Lack of apparent outcome benefit does not necessarily mean that the system is useless. Indeed, it elegantly presents physiologic data in ways that may help clinicians manage subtle aspects of anesthesia that benefit patients, despite unchanged “hard” outcomes. However, these putative explanations remain to be confirmed. It is also possible that clinicians failed to respond appropriately to the guidance provided and will get more value from the system when they have greater experience with it.

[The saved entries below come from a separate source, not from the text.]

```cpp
int wn_conv_backward_data(const wn_conv_shape* s, const void* packed, const float* dy, float* dx, wn_stream_t stream) {
    int off[WN_MAX_TAPS];
    int rc = check_conv(s, off);
    if (rc != WN_OK) return rc;
    if (!packed || !dy || !dx) return WN_ERR_NULL;
    hipStream_t st = (hipStream_t)stream;
    const ConvPlan cp = plan_conv(s);
    const GemmPlan& g = cp.cb;
    GemmArgs a;
    fill_gemm_common(a, g, packed, cp.off_cb, 0, g.nslab, s->batch, s->length, s->ld, s->halo);
    a.bias = nullptr;
    for (int j = 0; j < s->kernel_width; ++j) set_seg(a, j, dy, s->out_channels, -off[j], g.seg_nkb[j]);
    a.dst[0].base = dx; a.dst[0].cp = cp8(s->in_channels); a.dst[0].rows = s->in_channels; a.dst[0].accumulate = 0;
// ... 98 lines not shown
```

wavenet_speech_amd/csrc/wn_gemm.hip:

```cpp
#include <cstdlib>

#include "wn_kernels.h"

namespace wn {

__device__ __forceinline__ int rowof(int r, int h) { return (r & 3) + 8 * (r >> 2) + 4 * h; }

__device__ __forceinline__ float sigmoid_f(float x) {
    const float e = __builtin_amdgcn_exp2f(-1.44269504088896341f * x);
    return __builtin_amdgcn_rcpf(1.0f + e);
}
__device__ __forceinline__ float tanh_f(float x) {
    const float ax = __builtin_fabsf(x);
    const float e = __builtin_amdgcn_exp2f(-2.88539008177792681f * ax);
    const float big = (1.0f - e) * __builtin_amdgcn_rcpf(1.0f + e);
    const float x2 = x * x;
    const float small = ax * (1.0f + x2 * (-0.333333333f + x2 * (0.133333333f + x2 * -0.0539682540f)));
    return __builtin_copysignf(ax < 0.125f ? small : big, x);
}

template <int NT> struct BVec;
template <> struct BVec<4> { typedef f32x4 reg_t; };
template <> struct BVec<2> { typedef float __attribute__((ext_vector_type(2))) reg_t; };

template <int MT, int NT, int EPI, int PFB, int WPS>
__global__ __launch_bounds__(64, WPS) void series_gemm_kernel(const GemmArgs a) {
    typedef typename BVec<NT>::reg_t breg_t;
    constexpr int COLS = 32 * NT;
    const int lane = threadIdx.x;
    const int n0 = lane & 31, h0 = lane >> 5;
#ifdef WN_STAMPS
    const unsigned long long st_t0 = __builtin_amdgcn_s_memtime(), st_r0 = __builtin_amdgcn_s_memrealtime();
    unsigned long long st_t1 = 0, st_t2 = 0;
#endif

    const int id = blockIdx.x;
    const int xcd = id & 7, local = id >> 3;
    const int slab_i = local % a.nslab;
    const int coltile = (local / a.nslab) * 8 + xcd;
    if (coltile >= a.ncol) return;
    const int b = coltile / a.tiles_per_row;
    const int t0 = (coltile - b * a.tiles_per_row) * COLS;
    const GemmSlab sl = a.slab[slab_i];
    const int ld = a.ld;

    f32x16 acc[MT][NT];
    const float* bias_p = (a.bias ? a.bias : a.wpacked) + sl.boff;
    const float bias_on = a.bias ? 1.0f : 0.0f;
#pragma unroll
    for (int m = 0; m < MT; ++m) {
#pragma unroll
        for (int r = 0; r < 16; ++r) {
            const float bv = bias_p[32 * m + rowof(r, h0)] * bias_on;
#pragma unroll
            for (int t = 0; t < NT; ++t) acc[m][t][r] = bv;
        }
    }

    int nkb = 0;
    for (int s = 0; s < sl.nseg; ++s) nkb += a.seg[s].nkb;

    constexpr unsigned kRsrcFlags = 0x00020000u;
    auto resource = [&](const float* base) {
        return __builtin_amdgcn_make_buffer_rsrc(const_cast<float*>(base), 0, 0xffffffffu, kRsrcFlags);
    };
    const __amdgpu_buffer_rsrc_t wrs = resource(a.wpacked + sl.woff);
    const unsigned a_off = lane * 16u;
    unsigned a_soff = 0;
    const long tilebase = (long)a.halo + t0;
    unsigned b_off[4];
#pragma unroll
    for (int q = 0; q < 4; ++q) b_off[q] = 4u * ((unsigned)(4 * h0 + q) * (unsigned)ld + (unsigned)(NT * n0));
    int seg = 0;
    int seg_left = a.seg[0].nkb;
    __amdgpu_buffer_rsrc_t brs = resource(a.seg[0].base + (long)b * a.seg[0].cp * ld);
    unsigned b_soff = 4u * (unsigned)(tilebase + a.seg[0].off);
    int b_left = nkb;
    const unsigned a_last = (unsigned)(nkb > 0 ? nkb - 1 : 0) * (MT * 1024u);

    f32x4 A[2][MT];
    breg_t B[4][4];
// ... 36 lines not shown
    for (int p = 0; p < PFB; ++p) loadB(B[p]);
#ifdef WN_STAMPS
    __builtin_amdgcn_sched_barrier(0);
    st_t1 = __builtin_amdgcn_s_memtime();
    __builtin_amdgcn_sched_barrier(0);
#endif
    int g0 = 0;
    for (; g0 + 4 <= nkb; g0 += 4) {
#pragma unroll
        for (int j = 0; j < 4; ++j) {
            loadA(A[(j + 1) & 1]);
            loadB(B[(j + PFB) & 3]);
            __builtin_amdgcn_sched_barrier(0);
            compute(A[j & 1], B[j & 3]);
            __builtin_amdgcn_sched_barrier(0);
        }
    }
#pragma unroll
    for (int j = 0; j < 3; ++j) {
        if (g0 + j < nkb) {
            loadA(A[(j + 1) & 1]);
            loadB(B[(j + PFB) & 3]);
            __builtin_amdgcn_sched_barrier(0);
            compute(A[j & 1], B[j & 3]);
            __builtin_amdgcn_sched_barrier(0);
        }
    }
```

In summary, Kheterpal et al. tested a decision support system with alerts that many would consider obviously beneficial. In fact, the guidance provided only modest benefit, which supports my assertion that alerts should be formally tested—just like other medical interventions. As with any drug or device, a variety of study approaches can be used. The easiest and most obvious, a before-and-after comparison, is the weakest design and should generally be avoided. Contemporaneous observational studies are better, but may be potentially weakened by selection bias. Alternating intervention designs is easier, faster, and much less expensive than conventional randomized trials. They require waived consent, but nonstandard “obviously beneficial” optional guidance is a strong basis for waived consent since routine monitoring will not be denied, patients are likely to benefit, and clinicians remain firmly in charge of care decisions. Randomized trials provide a high level of internal validity, but will often be too challenging to allow for routine testing of novel decision support systems. However, any study is better than uncritically accepting novel decision support systems under the assumption that they must be beneficial.
The author is not supported by, nor maintains any financial interest in, any commercial activity that may be associated with the topic of this article.